Она всё-таки обернулась. Я видел, как ей нужно было последнее слово. Как воздух нужен. Как зеркало. Как зрители. Без последнего слова она не могла уйти — это было всё равно что уйти, не закрыв дверь.
— И когда вы поймёте, что потеряли, — добавила она, — не приходите ко мне.
Я смотрел на неё.
— Передайте графу Эмери мои соболезнования, — сказал я.
Она вздрогнула так, словно я ударил её. Хартли опустил глаза. Впервые за вечер я мог поклясться: он едва не улыбнулся.
Миранда вышла.
Я остался в малой гостиной. На столике остывал чай. С лимоном. Запах цедры смешивался с запахом роз, и от этой смеси становилось почти дурно — сладко, приторно, тошнотворно.
Я подошёл к креслу, в котором она сидела, и посмотрел на чашку. На тонкий ободок помады, оставшийся на фарфоре. На дольку лимона, выжатую до сухой, жалкой кожуры.

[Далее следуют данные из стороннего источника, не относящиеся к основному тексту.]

#ifndef ODW_TORUS_PLAIN
#define ODW_TORUS_PLAIN 96
#endif
template <bool PARAB = true, class SPEC = NoSpec, int PI = 0>
__device__ __forceinline__ void intersect_prim(const SceneView& sv, Query& q, int p, int type, int group,
                                               int flags, int cond_word) {
  cf64 pf = sv.prim_f64 + (size_t)p * 16;
  const int cond_off = cond_word & 0xffffff, cond_cnt = (cond_word >> 24) & 0xff;
  const int fmask = (flags >> ODW_FACEMASK_SHIFT) & 0xff;
  cf64 par = pf + 12;
  const double tol = q.tol;
  Cands c;
  c.t0 = c.t1 = c.t2 = c.t3 = INFINITY;
  c.f0 = c.f1 = c.f2 = c.f3 = 0;
  if (type == ODW_PRIM_SPHERE) {
    if (fmask & 1) {
      const d3 oc = q.start - mk(par[1], par[2], par[3]);
      double t0, t1;
      if (quad_roots_unit(dot(oc, q.dn), dot(oc, oc) - par[0] * par[0], t0, t1) == 2) {
        c.t0 = t0;
        c.t1 = t1;
      }
#if ODW_DOUBLE == 2
      {
        const d3 oc2 = mk(opq(oc.x), oc.y, oc.z);
        double u0 = INFINITY, u1 = INFINITY;
        if (quad_roots_unit(dot(oc2, q.dn), dot(oc2, oc2) - par[0] * par[0], u0, u1) == 2) { c.t0 = u0 == c.t0 ? c.t0 : u0; c.t1 = u1 == c.t1 ? c.t1 : u1; }
      }
#endif
    }
  } else {
  d3 o, d;
  if constexpr (SPEC::enabled) {
    o = xf_point_nz<SPEC::xf(PI)>(pf, q.start);
    d = xf_vec_nz<SPEC::xf(PI)>(pf, q.dn);
  } else {
    o = xf_point(pf, q.start);
    d = xf_vec(pf, q.dn);
  }
  if (type == ODW_PRIM_BOX) {
    const double ix = frcp(d.x), iy = frcp(d.y), iz = frcp(d.z);
    const double ax = -o.x * ix, ay = -o.y * iy, az = -o.z * iz;
    const double bx = fma(par[0], ix, ax), by = fma(par[1], iy, ay), bz = fma(par[2], iz, az);
    const bool px = d.x > 0, py = d.y > 0, pz = d.z > 0;
    const double nx_ = fmin(ax, bx), ny_ = fmin(ay, by), nz_ = fmin(az, bz);
    const double fx_ = fmax(ax, bx), fy_ = fmax(ay, by), fz_ = fmax(az, bz);
    if (cond_cnt) {
#define ODW_BOX_FACE2(T, FACE, P1, D1, S1, P2, D2, S2, TA, FA, TB, FB)                          \
      {                                                                                         \
        const double t_ = (T);                                                                  \
        const double u_ = fma(t_, D1, P1), v_ = fma(t_, D2, P2);                                \
        const bool ok_ = ((fmask >> (FACE)) & 1) && t_ > tol && u_ >= -tol && u_ <= (S1) + tol && \
                         v_ >= -tol && v_ <= (S2) + tol;                                        \
        const bool a_ = ok_ && t_ < TA;                                                         \
        const bool b_ = ok_ && !a_ && t_ < TB;                                                  \
        TB = a_ ? TA : (b_ ? t_ : TB);                                                          \
        FB = a_ ? FA : (b_ ? (FACE) : FB);                                                      \
        TA = a_ ? t_ : TA;                                                                      \
        FA = a_ ? (FACE) : FA;                                                                  \
      }
      ODW_BOX_FACE2(nx_, px ? 0 : 1, o.y, d.y, par[1], o.z, d.z, par[2], c.t0, c.f0, c.t2, c.f2);
      ODW_BOX_FACE2(ny_, py ? 2 : 3, o.z, d.z, par[2], o.x, d.x, par[0], c.t0, c.f0, c.t2, c.f2);
      ODW_BOX_FACE2(nz_, pz ? 4 : 5, o.x, d.x, par[0], o.y, d.y, par[1], c.t0, c.f0, c.t2, c.f2);
      ODW_BOX_FACE2(fx_, px ? 1 : 0, o.y, d.y, par[1], o.z, d.z, par[2], c.t1, c.f1, c.t3, c.f3);
      ODW_BOX_FACE2(fy_, py ? 3 : 2, o.z, d.z, par[2], o.x, d.x, par[0], c.t1, c.f1, c.t3, c.f3);
      ODW_BOX_FACE2(fz_, pz ? 5 : 4, o.x, d.x, par[0], o.y, d.y, par[1], c.t1, c.f1, c.t3, c.f3);
#undef ODW_BOX_FACE2
    } else {
    double bt = INFINITY;
    int bf = 0;
#define ODW_BOX_OK(A, B, C, D, E, F) (bool)((int)(A) & (int)(B) & (int)(C) & (int)(D) & (int)(E) & (int)(F))
#define ODW_BOX_FACE(T, FACE, P1, D1, S1, P2, D2, S2)                                         \
    {                                                                                         \
      const double t_ = (T);                                                                  \
      const double u_ = fma(t_, D1, P1), v_ = fma(t_, D2, P2);                                \
      const bool ok_ = ODW_BOX_OK(((fmask >> (FACE)) & 1) != 0, t_ > tol, u_ >= -tol, u_ <= (S1) + tol, \
                                  v_ >= -tol, v_ <= (S2) + tol);                              \
      if (ok_ && (t_ < bt || (t_ == bt && (FACE) < bf))) { bt = t_; bf = (FACE); }            \
    }
    ODW_BOX_FACE(nx_, px ? 0 : 1, o.y, d.y, par[1], o.z, d.z, par[2]);
    ODW_BOX_FACE(ny_, py ? 2 : 3, o.z, d.z, par[2], o.x, d.x, par[0]);
    ODW_BOX_FACE(nz_, pz ? 4 : 5, o.x, d.x, par[0], o.y, d.y, par[1]);
    c.t0 = bt;
    c.f0 = bf;
    const double t_in = fmax(fmax(nx_, ny_), nz_);
    const double t_out = fmin(fmin(fx_, fy_), fz_);
    if (!(bt < INFINITY) || !(t_in < t_out)) {
      bt = INFINITY;
      bf = 0;
      ODW_BOX_FACE(fx_, px ? 1 : 0, o.y, d.y, par[1], o.z, d.z, par[2]);
      ODW_BOX_FACE(fy_, py ? 3 : 2, o.z, d.z, par[2], o.x, d.x, par[0]);
      ODW_BOX_FACE(fz_, pz ? 5 : 4, o.x, d.x, par[0], o.y, d.y, par[1]);
      c.t1 = bt;
      c.f1 = bf;
    }
#undef ODW_BOX_FACE
#undef ODW_BOX_OK
    }
  } else if (type == ODW_PRIM_CYLINDER || type == ODW_PRIM_CONE || (PARAB && type == ODW_PRIM_PARABOLOID)) {
    const bool parab = PARAB && type == ODW_PRIM_PARABOLOID;
    const double R1 = parab ? 0.0 : par[0];
    const double R2 = (type == ODW_PRIM_CYLINDER) ? par[0] : (parab ? par[2] : par[1]);
    const double H = (type == ODW_PRIM_CONE) ? par[2] : par[1];
    const double k = (type == ODW_PRIM_CONE) ? (R2 - R1) / H : 0.0;
    const double f2 = parab ? 2.0 * par[0] : 0.0;
    constexpr bool side_skip = SPEC::enabled || !PARAB;
    bool side = (fmask & 1) != 0;
    double invz = 0.0;
    if ((fmask & 6) || (side_skip && type == ODW_PRIM_CYLINDER && side)) invz = frcp(d.z);
    if (side_skip && type == ODW_PRIM_CYLINDER && side) {
      const double tl = (-tol - o.z) * invz, th = (H + tol - o.z) * invz;
      const double xl = fma(tl, d.x, o.x), yl = fma(tl, d.y, o.y), xh = fma(th, d.x, o.x), yh = fma(th, d.y, o.y);
      const double lim = R1 * R1 * (1.0 - 1e-9);
      side = !(fma(xl, xl, yl * yl) < lim && fma(xh, xh, yh * yh) < lim);
    }
    if (side) {
      const double rz = R1 + k * o.z;
      double t0 = INFINITY, t1 = INFINITY;
      const int nr = quad_roots(d.x * d.x + d.y * d.y - k * k * d.z * d.z,
                                o.x * d.x + o.y * d.y - k * rz * d.z - f2 * d.z,
                                o.x * o.x + o.y * o.y - rz * rz - 2.0 * f2 * o.z, t0, t1);
      const double z0 = o.z + t0 * d.z, z1 = o.z + t1 * d.z;
      c.t0 = (bool)((int)(nr >= 1) & (int)(z0 >= -tol) & (int)(z0 <= H + tol) & (int)((R1 + k * z0) >= -tol)) ? t0 : c.t0;
      c.t1 = (bool)((int)(nr == 2) & (int)(z1 >= -tol) & (int)(z1 <= H + tol) & (int)((R1 + k * z1) >= -tol)) ? t1 : c.t1;
    }
    if (fmask & 6) {
      const double ta = (0.0 - o.z) * invz, tb = (H - o.z) * invz;
      const double xa = o.x + ta * d.x, ya = o.y + ta * d.y;
      const double xb = o.x + tb * d.x, yb = o.y + tb * d.y;
      { const bool w_ = (bool)((int)((fmask & 2) != 0) & (int)(R1 > 0) & (int)(xa * xa + ya * ya <= (R1 + tol) * (R1 + tol))); c.t2 = w_ ? ta : c.t2; c.f2 = w_ ? 1 : c.f2; }
      { const bool w_ = (bool)((int)((fmask & 4) != 0) & (int)(R2 > 0) & (int)(xb * xb + yb * yb <= (R2 + tol) * (R2 + tol))); c.t3 = w_ ? tb : c.t3; c.f3 = w_ ? 2 : c.f3; }
    }
  } else {
    if (!(fmask & 1)) return;
    const double R1 = par[0], R2 = par[1];
    const double t0 = -dot(o, d);
    const d3 cc = o + d * t0;
    const double bound = (R1 + R2) * 1.0000001 + 1e-9;
    const double h2 = bound * bound - dot(cc, cc);
// ... 138 lines not shown
}

__device__ __forceinline__ d3 tri_normal(cf64 pf, const double* __restrict__ vn, d3 gp) {
  const d3 ng = mk(pf[9], pf[10], pf[11]);
  if (!vn) return ng;
  const d3 e1 = mk(pf[3], pf[4], pf[5]), e2 = mk(pf[6], pf[7], pf[8]);
  const d3 tv = gp - mk(pf[0], pf[1], pf[2]);
  const d3 nn = cross(e1, e2);
  const double inv = frcp(dot(nn, nn));
  const double u = dot(cross(tv, e2), nn) * inv, v = dot(cross(e1, tv), nn) * inv;
  const double w = 1.0 - u - v;
  const d3 n = mk(w * vn[0] + u * vn[3] + v * vn[6], w * vn[1] + u * vn[4] + v * vn[7],
                  w * vn[2] + u * vn[5] + v * vn[8]);
  const double l2 = dot(n, n);
  return l2 > 0 ? n * frsqrt(l2) : ng;
}

template <bool PARAB = true>
__device__ __forceinline__ d3 face_normal(int type, cf64 par, int face, d3 lp) {
  if (type == ODW_PRIM_BOX) {
    const double s = (face & 1) ? 1.0 : -1.0;
    const int a = face >> 1;
    return mk(a == 0 ? s : 0.0, a == 1 ? s : 0.0, a == 2 ? s : 0.0);
  }
  if (type == ODW_PRIM_SPHERE) return lp * frsqrt(dot(lp, lp));
  if (type == ODW_PRIM_CYLINDER || type == ODW_PRIM_CONE || (PARAB && type == ODW_PRIM_PARABOLOID)) {
    if (face == 1) return mk(0, 0, -1);
    if (face == 2) return mk(0, 0, 1);
    double k = 0;
    if (type == ODW_PRIM_CONE) k = (par[1] - par[0]) / par[2];
    const d3 g = mk(lp.x, lp.y, (PARAB && type == ODW_PRIM_PARABOLOID) ? -2.0 * par[0] : -k * (par[0] + k * lp.z));
    return g * frsqrt(dot(g, g));
  }
  const double f = 1.0 - par[0] * frsqrt(lp.x * lp.x + lp.y * lp.y);
  const d3 g = mk(lp.x * f, lp.y * f, lp.z);
  return g * frsqrt(dot(g, g));
}

#ifndef ODW_BVH_STACK
#define ODW_BVH_STACK 32
#endif
template <class P>
__device__ __forceinline__ bool ray_box(P bx, d3 oi, d3 inv, double tmax) {
  double t0 = fma(bx[0], inv.x, -oi.x), t1 = fma(bx[3], inv.x, -oi.x);
  double lo = fmin(t0, t1), hi = fmax(t0, t1);
  t0 = fma(bx[1], inv.y, -oi.y); t1 = fma(bx[4], inv.y, -oi.y);
  lo = fmax(lo, fmin(t0, t1)); hi = fmin(hi, fmax(t0, t1));
  t0 = fma(bx[2], inv.z, -oi.z); t1 = fma(bx[5], inv.z, -oi.z);
  lo = fmax(lo, fmin(t0, t1)); hi = fmin(hi, fmax(t0, t1));
  return hi >= fmax(lo, 0.0) && lo < tmax;
}

template <class SPEC, int PI>
__device__ __forceinline__ void spec_prim(const SceneView& sv, Query& q, d3 oi, d3 inv, int skip_solid, int only_solid,
                                          uint64_t mask, bool* boxhit) {
  constexpr int flags = SPEC::flags(PI);
  if constexpr (!SPEC::dead(PI) && (SPEC::seq() || ((SPEC::umask() >> SPEC::group(PI)) & 1) != 0)) {
    if ((!SPEC::seq() || ((mask >> SPEC::group(PI)) & 1)) && (flags >> ODW_SOLID_SHIFT) != skip_solid &&
        (!SPEC::isolated() || only_solid < 0 || (flags >> ODW_SOLID_SHIFT) == only_solid)) {
      bool in_box;
      if constexpr (SPEC::box_of(PI) != PI) {
        in_box = boxhit[SPEC::box_of(PI)];
      } else {
        const double cut = q.cut;
        in_box = ray_box(sv.prim_hdr + 8 * PI, oi, inv, cut);
#if ODW_DOUBLE == 1
        in_box = in_box & ray_box(sv.prim_hdr + 8 * PI, mk(opq(oi.x), oi.y, oi.z), inv, cut);
#endif
      }
      boxhit[PI] = in_box;
      if (in_box)
        intersect_prim<SPEC::parab(), SPEC, PI>(sv, q, PI, SPEC::type(PI), SPEC::group(PI), flags, SPEC::cond_word(PI));
#if ODW_DOUBLE == 3 || ODW_DOUBLE == 4 || ODW_DOUBLE == 12
      if (in_box && SPEC::type(PI) == (ODW_DOUBLE == 3 ? ODW_PRIM_CYLINDER : (ODW_DOUBLE == 4 ? ODW_PRIM_BOX : ODW_PRIM_SPHERE))) {
        Query q2 = q;
        q2.start.x = opq(q.start.x);
        intersect_prim<SPEC::parab(), SPEC, PI>(sv, q2, PI, SPEC::type(PI), SPEC::group(PI), flags, SPEC::cond_word(PI));
        q.any = q2.any; q.oth = q2.oth;
      }
#endif
    } else if constexpr (SPEC::box_of(PI) == PI) {
      boxhit[PI] = SPEC::box_shared(PI) ? ray_box(sv.prim_hdr + 8 * PI, oi, inv, q.cut) : false;
    }
  }
}
template <class T, T... I> struct IndexList {};
template <class SPEC, int... PI>
__device__ __forceinline__ void spec_prims(const SceneView& sv, Query& q, d3 oi, d3 inv, int skip_solid, int only_solid,
                                           uint64_t mask, IndexList<int, PI...>) {
  bool boxhit[sizeof...(PI)] = {};
  (spec_prim<SPEC, PI>(sv, q, oi, inv, skip_solid, only_solid, mask, boxhit), ...);
}

template <bool BVH, class SPEC = NoSpec>
__device__ __forceinline__ int nearest(const DeviceScene& sc, const SceneView& sv,
                                       const DeviceLimits& lim, d3 start, d3 dn, int medium,
                                       uint64_t mask, double& t_hit, int& face,
                                       int* __restrict__ stack, int skip_solid, int only_solid = -1) {
  Query q;
  q.start = start; q.dn = dn; q.tol = lim.dist_tol; q.tmax = lim.max_ray_length + lim.dist_tol;
  q.medium = medium;
  q.in_medium = __ballot(medium >= 0) != 0ull;
  q.cut = q.tmax;
  q.any.t = INFINITY; q.any.prim = 0x7fffffff; q.any.face = 0x7fffffff;
  q.oth = q.any;
#if ODW_DOUBLE == 9
  d3 inv = mk(frcp1(dn.x), frcp1(dn.y), frcp1(dn.z));
  d3 oi = mk(start.x * inv.x, start.y * inv.y, start.z * inv.z);
  {
    const d3 dn2 = mk(opq(dn.x), opq(dn.y), opq(dn.z));
    const d3 inv2 = mk(frcp1(dn2.x), frcp1(dn2.y), frcp1(dn2.z));
    const d3 oi2 = mk(start.x * inv2.x, start.y * inv2.y, start.z * inv2.z);
    inv = inv2.x == inv.x ? inv : inv2;
    oi = oi2.y == oi.y ? oi : oi2;
  }
#else
  const d3 inv = mk(frcp1(dn.x), frcp1(dn.y), frcp1(dn.z));
  const d3 oi = mk(start.x * inv.x, start.y * inv.y, start.z * inv.z);
#endif
  if constexpr (SPEC::enabled) {
    spec_prims<SPEC>(sv, q, oi, inv, skip_solid, only_solid, mask, __make_integer_seq<IndexList, int, SPEC::N>{});
  } else if (!BVH) {
    const bool per_lane_mask = sc.seq_enabled != 0;
    const uint64_t umask = sc.all_mask & ~sc.ignore_mask;
    for (int p = 0; p < sc.n_prims; ++p) {
      cf64 hdr = sv.prim_hdr + 8 * p;
      ci32 hi = (ci32)(hdr + 6);
      const int type = hi[0], g = hi[1], flags = hi[2], cond_word = hi[3];
      if (per_lane_mask) {
        if (!((mask >> g) & 1)) continue;
      } else {
        if (!((umask >> g) & 1)) continue;
      }
      if ((flags >> ODW_SOLID_SHIFT) == skip_solid) continue;
      if (only_solid >= 0 && (flags >> ODW_SOLID_SHIFT) != only_solid) continue;
      const double cut = fmin(q.tmax, q.any.t + 2.0 * q.tol);
      if (!ray_box(hdr, oi, inv, cut)) continue;
      intersect_prim<false>(sv, q, p, type, g, flags, cond_word);
    }
  } else {
    typedef const float ODW_CONST* cf32;
    typedef float vf4 __attribute__((ext_vector_type(4)));
    typedef int vi4 __attribute__((ext_vector_type(4)));
    cf32 nodes = (cf32)(uintptr_t)sc.bvh_nodes;
    ci32 bvh_prims = as_const(sc.bvh_prims);
    const float ofx = (float)start.x, ofy = (float)start.y, ofz = (float)start.z;
    const float ivx = (float)inv.x, ivy = (float)inv.y, ivz = (float)inv.z;
    int sp = 0;
    int cur = 0;
    int pend = -1;
    for (;;) {
      for (;;) {
        const unsigned long long looking = __ballot(cur >= 0 && pend == -1);
        if (!(cur >= 0 && (pend == -1 || looking != 0ull))) break;
        cf32 nd = nodes + (size_t)cur * 16;
        const vf4 a0 = *reinterpret_cast<const vf4 ODW_CONST*>(nd);
        const vf4 a1 = *reinterpret_cast<const vf4 ODW_CONST*>(nd + 4);
        const vf4 a2 = *reinterpret_cast<const vf4 ODW_CONST*>(nd + 8);
        const vi4 lk = *reinterpret_cast<const vi4 ODW_CONST*>(nd + 12);
        const float cutf = (float)fmin(q.tmax, q.any.t + 2.0 * q.tol) * 1.00001f + 1e-3f;
        float tn0, tf0, tn1, tf1;
        {
          const float x0 = (a0.x - ofx) * ivx, x1 = (a0.w - ofx) * ivx;
          const float y0 = (a0.y - ofy) * ivy, y1 = (a1.x - ofy) * ivy;
          const float z0 = (a0.z - ofz) * ivz, z1 = (a1.y - ofz) * ivz;
          tn0 = fmaxf(fmaxf(fminf(x0, x1), fminf(y0, y1)), fminf(z0, z1));
          tf0 = fminf(fminf(fmaxf(x0, x1), fmaxf(y0, y1)), fmaxf(z0, z1));
        }
        {
          const float x0 = (a1.z - ofx) * ivx, x1 = (a2.y - ofx) * ivx;
          const float y0 = (a1.w - ofy) * ivy, y1 = (a2.z - ofy) * ivy;
          const float z0 = (a2.x - ofz) * ivz, z1 = (a2.w - ofz) * ivz;
          tn1 = fmaxf(fmaxf(fminf(x0, x1), fminf(y0, y1)), fminf(z0, z1));
          tf1 = fminf(fminf(fmaxf(x0, x1), fmaxf(y0, y1)), fmaxf(z0, z1));
// ... 375 lines not shown
    ++seq;
  } else {
    const d3 gd = mk(group_gdir[3 * g], group_gdir[3 * g + 1], group_gdir[3 * g + 2]);
    const double lpm = group_f64[4 * g + 3];
    const int order = group_i32[4 * g + 3];
    if (group_i32[4 * g + 2] == 0) {
      if (entering) {
        const double nn = (medium >= 0) ? group_f64[4 * medium] : 1.0;
        dir = line_grating(dir, nn, nn, n, P.wavelength, order, lpm, gd, false);
        ++seq;
      }
    } else if (entering) {
      if (medium >= 0) {
        atomicAdd(P.out.counters + ODW_CNT_GRATING_IN_MEDIUM, 1ull);
        cnt[ODW_CNT_DIED * 256] += 1u;
        alive = false;
      }
      medium = g;
      dir = line_grating(dir, 1.0, group_f64[4 * g], n, P.wavelength, order, lpm, gd, true);
    } else {
      const double n1 = (medium >= 0) ? group_f64[4 * medium] : 1.0;
      bool tir;
      dir = snells_law(dir, n1, 1.0, n, tir);
      if (!tir) { medium = -1; ++seq; }
    }
  }
}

Странно. Когда-то мне казалось, что я не переживу, если эта женщина уйдёт. Теперь она уходила. И всё, что я чувствовал, было желание открыть окна. Проветрить комнату. Дом. Себя.
За окнами послышались шаги на крыльце. Потом голос кучера — низкий, спокойный, профессиональный. «Домой, Томас! Только медленно!» — приказала она.
Шорох юбок. Хартли говорил тихо. Вежливо. Безукоризненно. Я знал каждое его слово наперёд, хотя не слышал их: «Прошу вас, графиня. Осторожно, ступенька. Ваша светлость желает вам доброй дороги».
Дверца кареты закрылась.
Я подошёл к окну.
Карета стояла у крыльца, чёрная, лакированная, с гербом Эмери на дверце — чаша и птица, которые я теперь видел каждый раз, когда закрывал глаза. Миранда сидела внутри, не опустив шторку. Разумеется. Она смотрела на дом. На окна. На меня. Ждала. Даже сейчас. Даже после всего.
Лошади тронулись не сразу. Кучер получил распоряжение ехать медленно. Или она сама приказала ему. Колёса скрипнули по гравию — медленно, почти неохотно, как будто сами лошади понимали, что их хозяйке некуда спешить.
Карета покатилась к воротам. Медленно. Очень медленно. Так медленно, что любой другой мужчина мог бы успеть выйти. Спуститься по ступеням. Крикнуть. Остановить. Вернуть.
Я стоял у окна. Не двигался.
Карета миновала фонтан, мраморный, с тритонами, который я не любил с детства, потому что вода в нём всегда была слишком холодной. Потом каменных львов у поворота. Потом ворота. Они открылись — медленно, почти торжественно.
На мгновение карета остановилась у самой границы света — там, где кончались фонари поместья и начиналась тёмная дорога.
Ворота закрылись.
И только тогда я понял, что в груди стало тише. Не легче. Нет. До лёгкости было далеко. Просто одна боль перестала притворяться любовью. Она никуда не делась — просто перестала врать.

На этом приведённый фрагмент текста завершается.